-extern "C" int rgcn_bwd_own_f32(const float *G, const float *X, const float *Wt_packed, float *dX, float *dW, const void *rec,
-                                const int32_t *own_ptr, const int32_t *unit_rel, int64_t n_tiles, int32_t tile_rows, int64_t n_dst,
-                                int32_t R, int32_t flags, float *dbias, int64_t n_src, void *stream) {
+__global__ __launch_bounds__(256) void own_reduce_kernel(const float *__restrict__ part, const int *__restrict__ unit_rel, float *__restrict__ dW,
+                                                         float *__restrict__ dbias, int n_blocks, int n_units, int R) {
+  __shared__ float4 red[16 * 16];
+  float *redf = reinterpret_cast<float *>(red);
+  const int r = blockIdx.x, q = blockIdx.y, tid = threadIdx.x;
+  const int col = tid & 15, s = tid >> 4;
+  if (r == R) {
+    if (q) return;
+    const float *gsp = part + (size_t)n_blocks * n_units * 256;
+    float a = 0.f;
+    for (int b = s; b < n_blocks; b += 16) a += gsp[(size_t)b * 16 + col];
+    redf[s * 16 + col] = a;
+    __syncthreads();
+    if (tid < 16) {
+      float t = 0.f;
+      for (int i = 0; i < 16; ++i) t += redf[i * 16 + tid];
+      dbias[tid] = t;
+    }
+    return;
+  }
+  const float4 *p = reinterpret_cast<const float4 *>(part) + 16 * q + col;
+  const size_t bstep = (size_t)n_units * 64;
+  float4 a = make_float4(0.f, 0.f, 0.f, 0.f);
+  for (int u = 0; u < n_units; ++u) {
+    if (unit_rel[u] != r) continue;
+    const float4 *pu = p + (size_t)u * 64;
+    int b = s;
+    for (; b + 48 < n_blocks; b += 64) {
+      const float4 v0 = pu[(size_t)b * bstep], v1 = pu[(size_t)(b + 16) * bstep], v2 = pu[(size_t)(b + 32) * bstep], v3 = pu[(size_t)(b + 48) * bstep];
+      a.x += v0.x; a.y += v0.y; a.z += v0.z; a.w += v0.w;
+      a.x += v1.x; a.y += v1.y; a.z += v1.z; a.w += v1.w;
+      a.x += v2.x; a.y += v2.y; a.z += v2.z; a.w += v2.w;
+      a.x += v3.x; a.y += v3.y; a.z += v3.z; a.w += v3.w;
+    }
+    for (; b < n_blocks; b += 16) {
+      const float4 v = pu[(size_t)b * bstep];
+      a.x += v.x; a.y += v.y; a.z += v.z; a.w += v.w;
+    }
+  }
+  red[s * 16 + col] = a;
+  __syncthreads();
+  if (tid < 64) {
+    const int e = tid >> 4;
+    float t = 0.f;
+    for (int i = 0; i < 16; ++i) t += redf[(i * 16 + col) * 4 + e];
+    dW[(size_t)r * 256 + (4 * q + e) * 16 + col] = t;
+  }
+}
+
+int64_t own_scratch_floats(int64_t n_tiles, int n_cu) { return std::min<int64_t>(n_tiles, n_cu) * (OWN_PART_BLOCK + 16); }
+
+template <bool BF>
+int bwd_own_run(const char *who, const void *G, const void *X, const float *Wt_packed, void *dX, float *dW, const void *rec, const int32_t *own_ptr,
+                const int32_t *unit_rel, int64_t n_tiles, int32_t tile_rows, int64_t n_dst, int32_t R, int32_t flags, float *dbias, int64_t n_src,
+                float *scratch, int64_t scratch_floats, void *stream) {
   if (!G || !X || !Wt_packed || !dX || !dW || !rec || !own_ptr || !unit_rel || n_tiles <= 0 || tile_rows <= 0 || n_dst <= 0 || R <= 0 ||
-      R > 0xFFFF || n_dst > INT32_MAX || n_tiles * (int64_t)OWN_NW >= INT32_MAX) {
-    rgcn_set_error("bwd_own: bad argument");
+      R > 0xFFFF || n_dst > INT32_MAX || n_tiles * (int64_t)OWN_NW >= INT32_MAX || ((BF || dbias) && n_src <= 0) || n_src >= (int64_t(1) << 26) ||
+      (BF && flags != 0)) {
+    rgcn_set_error("%s: bad argument (the records address G rows as src << 6 in 32 bits: n_src < 2^26%s)", who, BF ? "; no flags" : "");
     return RGCN_EINVAL;
   }
   if (tile_rows > rgcn_bwd_own_max_rows()) {
-    rgcn_set_error("bwd_own: tiles of at most %d rows (got %d)", rgcn_bwd_own_max_rows(), tile_rows);
+    rgcn_set_error("%s: tiles of at most %d rows (got %d)", who, rgcn_bwd_own_max_rows(), tile_rows);
     return RGCN_EUNSUPPORTED;
   }
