diff --git a/openobj_amd/_lib.py b/openobj_amd/_lib.py
--- a/openobj_amd/_lib.py
+++ b/openobj_amd/_lib.py
@@ -63,6 +63,7 @@
 
 TRAIN_BF16 = 1
 TRAIN_SELF_COUNTS = 8
+TRAIN_COUNT_PARTITION = 16
 
 
 class AdamWArgs(C.Structure):
@@ -234,6 +235,8 @@
     "objnerf_train_workspace_bytes": (C.c_size_t, [C.POINTER(Net), C.c_int32, C.c_int32, C.c_int32,
                                                    C.c_int32]),
     "objnerf_train_step": (C.c_int, [C.POINTER(Net), C.POINTER(TrainArgs), C.c_void_p]),
+    "objnerf_train_flat_bounds": (C.c_int64, [C.POINTER(Net), C.c_int32, C.c_int32, C.c_int32, C.c_int32, C.c_int32,
+                                              C.POINTER(C.c_int32)]),
     "objnerf_adamw_step": (C.c_int, [C.c_int32, C.c_int64, C.c_int64, C.c_void_p, C.c_void_p, C.c_void_p,
                                      C.c_void_p, C.c_void_p, C.c_int32, C.c_float, C.c_float, C.c_float,
                                      C.c_float, C.c_float, C.c_void_p]),
diff --git a/openobj_amd/csrc/objnerf_generic.h b/openobj_amd/csrc/objnerf_generic.h
--- a/openobj_amd/csrc/objnerf_generic.h
+++ b/openobj_amd/csrc/objnerf_generic.h
@@ -12,6 +12,8 @@
                       int64_t colour_lo, int64_t feature_lo, int64_t feature_hi, int64_t ng_lo, int64_t ng_hi, float lr,
                       float beta1, float beta2, float eps, float weight_decay, void* stream);
 int label_counts_only(int32_t K, int32_t R, const uint8_t* labels, int32_t* counts, void* stream);
+int label_counts_bounds(int32_t K, int32_t R, const uint8_t* labels, int32_t* counts, int32_t* bounds, int32_t nwg,
+                        void* stream);
 }
 
 namespace objgen {
diff --git a/openobj_amd/csrc/objnerf_misc.hip b/openobj_amd/csrc/objnerf_misc.hip
--- a/openobj_amd/csrc/objnerf_misc.hip
+++ b/openobj_amd/csrc/objnerf_misc.hip
@@ -4,6 +4,7 @@
 #include "objnerf_generic.h"
 #include "objnerf_step_tail.h"
 #include "objnerf_boxray.h"
+#include "objnerf_train_common.h"
 
 namespace {
 
@@ -122,6 +123,123 @@
     } else {
       if (a == 0) atomicOr(&flags[0], 1);
       if (b == 0) atomicOr(&flags[1], 1);
+    }
+  }
+}
+
+__device__ __forceinline__ void load_labels16(const uint8_t* p, const int n, unsigned (&wd)[4]) {
+  if (n >= 16 && ((uintptr_t)p & 15) == 0) {
+    const uint4 v = *reinterpret_cast<const uint4*>(p);
+    wd[0] = v.x; wd[1] = v.y; wd[2] = v.z; wd[3] = v.w;
+  } else {
+#pragma unroll
+    for (int i = 0; i < 4; ++i) {
+      unsigned x = 0;
+#pragma unroll
+      for (int j = 0; j < 4; ++j) x |= (unsigned)(4 * i + j < n ? p[4 * i + j] : (uint8_t)2) << (8 * j);
+      wd[i] = x;
+    }
+  }
+}
+__device__ __forceinline__ unsigned pair_index2(const unsigned wd) { return wd * 3u + (wd >> 8); }
+constexpr int LB_WG = 512;
+__global__ __launch_bounds__(LB_WG) void label_bounds_kernel(int K, int R, const uint8_t* labels, int* counts, int* bounds,
+                                                             int nwg) {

────────────────

Where a line in the listing above includes the string "unsigned", copy that line.

=== Exercise result ===
+__device__ __forceinline__ void load_labels16(const uint8_t* p, const int n, unsigned (&wd)[4]) {
+      unsigned x = 0;
+      for (int j = 0; j < 4; ++j) x |= (unsigned)(4 * i + j < n ? p[4 * i + j] : (uint8_t)2) << (8 * j);
+__device__ __forceinline__ unsigned pair_index2(const unsigned wd) { return wd * 3u + (wd >> 8); }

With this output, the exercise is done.